(ASSIGNMENT):
Lines holding the string "value" are the ones to copy; find them all in the data.

(DATA UNDER STUDY):
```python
def _as_f32(a) -> np.ndarray:
    return np.ascontiguousarray(np.asarray(a), dtype=np.float32)
# ... 419 lines not shown
                    names += ['fuse2'] if (li, b) == (2, 0) else []
                    names += ([p + '.downsample'] if b == 0 else []) + [p + '.conv1']
                    names += [p + part for part in ('.mse_squeeze', '.mse_diff', '.mse_s2', '.mse_mix', '.mse_excite_shift')] if li >= 2 else []
                    names += [p + '.conv2', p + '.conv3']
            return names + ['head']
        if self.convnext_depths:
            names = ['pack_input', 'stem.pack', 'stem.conv', 'stem.norm']
            for s, nb in enumerate(self.convnext_depths):
                names += [f'stages.{s}.downsample.norm', f'stages.{s}.downsample'] if s else []
                for b in range(nb):
                    names += [f'stages.{s}.blocks.{b}' + part for part in ('.dwln', '.fc1', '.gelu', '.fc2')]
            return names + ['head.pool', 'head.norm', 'head']
        names = ['pack_input', 'conv1', 'maxpool']
        blocks, kind = BACKBONES[self.base_model]
        for li, nb in enumerate(blocks, start=1):
            for b in range(nb):
                p = f'layer{li}.{b}'
                if kind == 'basic':
                    names += ([p + '.downsample'] if b == 0 and li > 1 else []) + [p + '.conv1', p + '.conv2']
                else:
                    names += ([p + '.downsample'] if b == 0 else []) + [p + '.conv1', p + '.conv2', p + '.conv3']
                    if self.non_local and (li, b) in NL_BLOCKS:
                        names += [p + '.nl.qkv', p + '.nl.pool', p + '.nl.attn', p + '.nl.W']
            if self.temporal_pool and li == 1:
                names.append('layer2.tpool')
        return names + ['head']

    @property
    def tdn_chunk_clips(self) -> int:
        per_clip = (self.height // 4) * (self.width // 4) * self.num_segments * 1024
        return max(1, min(8, self.max_clips, ((1 << 29) - 1) // per_clip))

    TILE_NAMES = {0: 'heuristic', 1: '128x128', 2: '128x64', 3: '64x64', 4: '32x32', 5: '128x128w8', 6: '256x256', 7: 'ws',
                  8: '256x256p'}

    @classmethod
    def tile_name(cls, code: int) -> str:
        return (cls.TILE_NAMES[code & 15] + ('/pos' if code & 0x80 else '') + ('/splitK' if code & 0x100 else '') + ('/tailK' if code & 0x200 else '') + ('+conv3' if code & 0x400 else '') +
                ('+block' if code & 0x800 else '') + ('+conv1' if code & 0x1000 else '') + ('+conv2' if code & 0x2000 else ''))

    def conv_tiles(self, n_clips: int) -> Dict[str, str]:
        buf = (C.c_int32 * 256)()
        n = C.c_int32()
        _lib.check(self._lib.tsm_conv_tiles(self._h, n_clips, buf, 256, C.byref(n)), self._h)
        if self.tdn_depths:
            names = ['conv1', 'diff.conv1_5'] + [k for k in self.launch_names() if k.startswith(('resnext_layer1.', 'layer'))
                                                 and k.endswith(('.downsample', '.conv1', '.conv2', '.conv3'))]
            assert n.value == len(names)
            return {k: self.tile_name(buf[i]) for i, k in enumerate(names)}
        if self.convnext_depths:
            names = [k for k in self.launch_names() if k == 'stem.conv' or k.endswith(('.downsample', '.fc1', '.fc2'))]
            assert n.value == len(names)
            return {k: self.tile_name(buf[i]) for i, k in enumerate(names)}
        names = [k for k in self.launch_names() if k not in ('pack_input', 'maxpool', 'head', 'layer2.tpool') and not k.endswith(('.nl.pool', '.nl.attn'))]
        assert n.value == len(names)
        return {k: self.tile_name(buf[i]) for i, k in enumerate(names)}

    def set_layer_timing(self, n_forwards: int, only_conv3x3: bool = False) -> None:
        _lib.check(self._lib.tsm_set_layer_timing(self._h, n_forwards, int(only_conv3x3)), self._h)

    def layer_times_ms(self, forward_index: int) -> Dict[str, float]:
        buf = (C.c_float * 512)()
        n = C.c_int32()
        _lib.check(self._lib.tsm_layer_times(self._h, forward_index, C.addressof(buf), 512, C.byref(n)), self._h)
        names = self.launch_names()
        assert n.value == len(names), (n.value, len(names))
        return {k: float(buf[i]) for i, k in enumerate(names)}
# ... 692 lines not shown
```

Before: 1912.

## Add 64x128 fp32 igemm tile for 1x1 convs with single-buffered LDS pipeline

Adds a new 64x128 tile variant for unsegmented fp32 1x1 convolutions. It has its own single-buffered main loop that interleaves LDS stores and global loads between MFMA steps, and a two-half epilogue that stages results through LDS while prefetching the residual. The tile joins the autotune candidate set, toggled by an environment flag, with a higher occupancy launch bound. It gives the autotuner a mid-size shape for layers where 128x128 launches too few blocks and 64x64 gives too little reuse. The cost is more kernel instantiations and longer tuning.

```diff
diff --git a/workoutdetector_amd/csrc/tsm_conv_rules.h b/workoutdetector_amd/csrc/tsm_conv_rules.h
--- a/workoutdetector_amd/csrc/tsm_conv_rules.h
+++ b/workoutdetector_amd/csrc/tsm_conv_rules.h
@@ -48,7 +48,8 @@
   kTile256x256 = 6,
   kTileWs = 7,
   kTile256x256p = 8,
-  kNumTiles = 9
+  kTile64x128 = 9,
+  kNumTiles = 10
 };
 
 struct Fused23Params {
@@ -111,14 +112,14 @@
 constexpr int kBK = 32;
 
 inline void conv_tile_dims(int tile, int *bm, int *bn) {
-  *bm = (tile == kTile256x256 || tile == kTile256x256p || tile == kTileWs) ? 256 : tile == kTile32x32 ? 32 : (tile == kTile64x64 ? 64 : 128);
-  *bn = (tile == kTile256x256 || tile == kTile256x256p) ? 256 : tile == kTile32x32 ? 32 : ((tile == kTile128x128 || tile == kTile128x128w8) ? 128 : 64);
+  *bm = (tile == kTile256x256 || tile == kTile256x256p || tile == kTileWs) ? 256 : tile == kTile32x32 ? 32 : ((tile == kTile64x64 || tile == kTile64x128) ? 64 : 128);
+  *bn = (tile == kTile256x256 || tile == kTile256x256p) ? 256 : tile == kTile32x32 ? 32 : ((tile == kTile128x128 || tile == kTile128x128w8 || tile == kTile64x128) ? 128 : 64);
 }
 
 inline int conv_tile_from_name(const char *name) {
   if (!name) return kTileAuto;
   static const struct { const char *n; int t; } names[] = {{"128x128", kTile128x128}, {"128x64", kTile128x64},
-      {"64x64", kTile64x64}, {"32x32", kTile32x32}, {"128x128w8", kTile128x128w8}, {"256x256", kTile256x256}, {"ws", kTileWs}, {"256x256p", kTile256x256p}};
+      {"64x64", kTile64x64}, {"32x32", kTile32x32}, {"128x128w8", kTile128x128w8}, {"256x256", kTile256x256}, {"ws", kTileWs}, {"256x256p", kTile256x256p}, {"64x128", kTile64x128}};
   for (const auto &e : names)
     if (strcmp(name, e.n) == 0) return e.t;
   return kTileAuto;
@@ -350,6 +351,9 @@
     case kTile256x256p:
       return p.prec == kPrecBf16 && p.Cout % 256 == 0 && p.C % 64 == 0 && !(p.res && p.x2) && (p.pad != 1 || (!p.res && p.T == 0)) &&
              (!p.x2 || (p.K1 % 64 == 0 && p.C2 % 64 == 0)) && (tile == kTile256x256 || (p.Cout <= 2048 && p.Kp >= 128));
+    case kTile64x128:
+      return p.prec == kPrecF32 && p.pad == 0 && p.kseg_len == 0 && p.Cout % 128 == 0 &&
+             !(p.T > 0 && (p.res || p.x2 || p.stride != 1));
     case kTileWs: {
       int tr, tc;
       return conv3x3_ws_valid(p, &tr, &tc) || conv3x3_ws128s2_valid(p, &tr, &tc) || conv3x3_ws128_valid(p, &tr, &tc, nullptr) ||
@@ -463,6 +467,7 @@
     }
     return r;
   }
+  if (p.tile == kTile64x128 && ks != 1) return refused;
   if (p.kseg_len > 0 && r.bm != 32) r.bm = r.bn = 64;
   if (r.bm == 32 && p.prec != kPrecF32) return refused;
   r.wgm = r.bm == 32 ? 1 : r.bm == 128 && r.bn == 128 && p.tile == kTile128x128w8 ? 4 : 2;
diff --git a/workoutdetector_amd/csrc/tsm_engine.hip b/workoutdetector_amd/csrc/tsm_engine.hip
--- a/workoutdetector_amd/csrc/tsm_engine.hip
+++ b/workoutdetector_amd/csrc/tsm_engine.hip
@@ -198,6 +198,7 @@
   int fuse31 = -1;
   int fuse_front = -1;
   bool pos_major = true;
+  bool tile_64x128 = true;
   int walk = -1;
   int n_cu = 256;
   int timing_left = 0;
@@ -844,7 +845,7 @@
     }
   } else {
     for (int t = 1; t < tsm::kNumTiles; ++t)
-      if (tsm::conv_tile_valid(p, t, e->n_cu)) cands.push_back(t);
+      if (tsm::conv_tile_valid(p, t, e->n_cu) && (t != tsm::kTile64x128 || e->tile_64x128)) cands.push_back(t);
   }
   float best_ms = 0.f;
   int best = 0;
@@ -1765,6 +1766,7 @@
   env_read("TSM_CONV_TILE", &e->force_tile, tsm::conv_tile_from_name);
   env_read("TSM_CONV_CODE", &e->force_code, atoi);
   env_read("TSM_POS_MAJOR", &e->pos_major, on);
+  env_read("TSM_TILE_64X128", &e->tile_64x128, on);
   env_read("TSM_FUSE_CONV23", &e->fuse23, on);
   env_read("TSM_FUSE_BLOCK", &e->fuse_block, on);
   env_read("TSM_FUSE_C3C1", &e->fuse31, on);
diff --git a/workoutdetector_amd/csrc/tsm_igemm.hip b/workoutdetector_amd/csrc/tsm_igemm.hip
--- a/workoutdetector_amd/csrc/tsm_igemm.hip
+++ b/workoutdetector_amd/csrc/tsm_igemm.hip
@@ -3,7 +3,7 @@
 namespace tsm {
 
 template <int BM, int BN, int WGM, int WGN, int KS, bool SHIFT, bool RES, int PREC, bool DUAL = false, bool SEG = false>
-__global__ void __launch_bounds__(64 * WGM * WGN, (SEG && BM == 64) ? ((PREC & kPrecBlockShift) ? 4 : 5) : 1)
+__global__ void __launch_bounds__(64 * WGM * WGN, (SEG && BM == 64) ? ((PREC & kPrecBlockShift) ? 4 : 5) : (BM == 64 && BN == 128) ? 4 : 1)
 conv_igemm(const ConvParams p) {
   constexpr bool BSHIFT = (PREC & kPrecBlockShift) != 0;
   constexpr bool POSM = (PREC & kPrecPosMajor) != 0;
@@ -28,8 +28,11 @@
   constexpr int TM = WTM / 32, TN = WTN / 32;
   constexpr int APASS = BM / LRP, BPASS = BN / LRP;
   constexpr bool RK = PMODE == kPrecF32 && ((BM == 64 && BN == 64) || (BM == 32 && BN == 32));
-  constexpr int NBUF = RK ? 1 : 2;
-  constexpr int CLD = BN + 4;
+  constexpr bool RK2 = PMODE == kPrecF32 && BM == 64 && BN == 128;
+  static_assert(!RK2 || (WGM == 2 && WGN == 2 && KS == 1 && !SEG && !BSHIFT && !POSM),
+                "64x128 tiles: unsegmented fp32 1x1 convs on 2x2 waves, no block placement (conv_tile_valid)");
+  constexpr int NBUF = (RK || RK2) ? 1 : 2;
+  constexpr int CLD = RK2 ? 68 : BN + 4;
   static_assert(TM >= 1 && TN >= 1, "wave tile must hold at least one 32x32 MFMA tile");
   constexpr int SMEM_FLOATS = NBUF * (BM + BN) * kLds > BM * CLD ? NBUF * (BM + BN) * kLds : BM * CLD;
 
@@ -349,7 +352,7 @@
   constexpr int RPP = NT / TPR;
   constexpr int EPASS = BM / RPP;
   const int ecol = (tid % TPR) * EW, erow = tid / TPR;
-  f32x4 rres[(RESID && !X3 && !BF) ? EPASS : 1];
+  f32x4 rres[(RESID && !X3 && !BF && !RK2) ? EPASS : 1];
   u32x4 rres_h[(RESID && (X3 || BF)) ? EPASS : 1], rres_l[(RESID && X3) ? EPASS : 1];
   if (RESID && (X3 || BF) && !BSHIFT) {
     const size_t r_bytes = ((size_t)p.M - m0) * p.Cout * EB;
@@ -361,7 +364,7 @@
       if (X3) rres_l[k] = __builtin_amdgcn_raw_buffer_load_b128(rsrcR, (int)(o + 16), 0, 0);
     }
   }
-  if (RESID && !X3 && !BF && !BSHIFT) {
+  if (RESID && !X3 && !BF && !BSHIFT && !RK2) {
     const size_t r_bytes = ((size_t)p.M - m0) * p.Cout * 4;
     const __amdgpu_buffer_rsrc_t rsrcR = buffer_window(p.res + (size_t)m0 * p.Cout, r_bytes);
 #pragma unroll
@@ -456,6 +459,89 @@
       frag_load_bf(cur ^ 1, 1);
       __builtin_amdgcn_sched_barrier(0);
     }
+  } else if constexpr (RK2) {
+    f32x4 fa[4], fb[2][4];
+    auto frags = [&]() {
+      const float *As = smem + (wm * WTM + l31) * kLds + half * 4;
+      const float *Bs = smem + BM * kLds + (wn * WTN + l31) * kLds + half * 4;
+#pragma unroll
+      for (int kk = 0; kk < 4; ++kk) {
+        fa[kk] = *reinterpret_cast<const f32x4 *>(As + kk * 8);
+#pragma unroll
+        for (int j = 0; j < 2; ++j) fb[j][kk] = *reinterpret_cast<const f32x4 *>(Bs + j * 32 * kLds + kk * 8);
+      }
+    };
+    auto mfma_step = [&](auto &&inject) {
+      int cnt = 0;
+#pragma unroll
+      for (int kk = 0; kk < 4; ++kk)
+#pragma unroll
+        for (int s4 = 0; s4 < 4; ++s4)
+#pragma unroll
+          for (int j = 0; j < 2; ++j) {
+            acc[0][j] = __builtin_amdgcn_mfma_f32_32x32x2f32(fa[kk][s4], fb[j][kk][s4], acc[0][j], 0, 0, 0);
+            ++cnt;
+            const int done = cnt < 24 ? (cnt * 2 * NITEMS) / 24 : 2 * NITEMS;
+            const int before = cnt - 1 < 24 ? ((cnt - 1) * 2 * NITEMS) / 24 : 2 * NITEMS;
+#pragma unroll
+            for (int it = before; it < done; ++it) {
+              inject(it);
+              __builtin_amdgcn_sched_barrier(0);
+            }
+          }
+    };
+    for (int kt = kt0; kt < nk - 1; ++kt) {
+      const KStep k2 = kstep(kt + 2, nk);
+      frags();
+      __syncthreads();
+      mfma_step([&](int it) {
+        if (it < NITEMS) lstore_item(0, it);
+        else gload_item(k2, kt + 2, it - NITEMS);
+      });
+      __syncthreads();
+    }
+    frags();
+    __syncthreads();
+    const int hrow = tid >> 4, hcol = (tid & 15) * 4;
+    const int ocol = n0 + (hcol >> 5) * 64 + (hcol & 31);
+    f32x4 rr2[RES ? 2 : 1][RES ? 4 : 1];
+    auto res_half = [&](int h) {
+      if constexpr (RES) {
+        const size_t r_bytes = ((size_t)p.M - m0) * p.Cout * 4;
+        const __amdgpu_buffer_rsrc_t rsrcR = buffer_window(p.res + (size_t)m0 * p.Cout, r_bytes);
+#pragma unroll
+        for (int k = 0; k < 4; ++k) rr2[h][k] = buf_load4(rsrcR, (unsigned)(((hrow + 16 * k) * p.Cout + ocol + 32 * h) * 4), 0);
+      }
+    };
+    res_half(0);
+    mfma_step([](int) {});
+    __builtin_amdgcn_sched_barrier(0);
+    res_half(1);
+    const size_t y_bytes = ((size_t)p.M - m0) * p.Cout * 4;
+    const __amdgpu_buffer_rsrc_t rsrcY = buffer_window(reinterpret_cast<char *>(p.y) + (size_t)m0 * p.Cout * 4, y_bytes);
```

(RESULT BELOW):
            assert n.value == len(names)
            assert n.value == len(names)
        assert n.value == len(names)
        assert n.value == len(names), (n.value, len(names))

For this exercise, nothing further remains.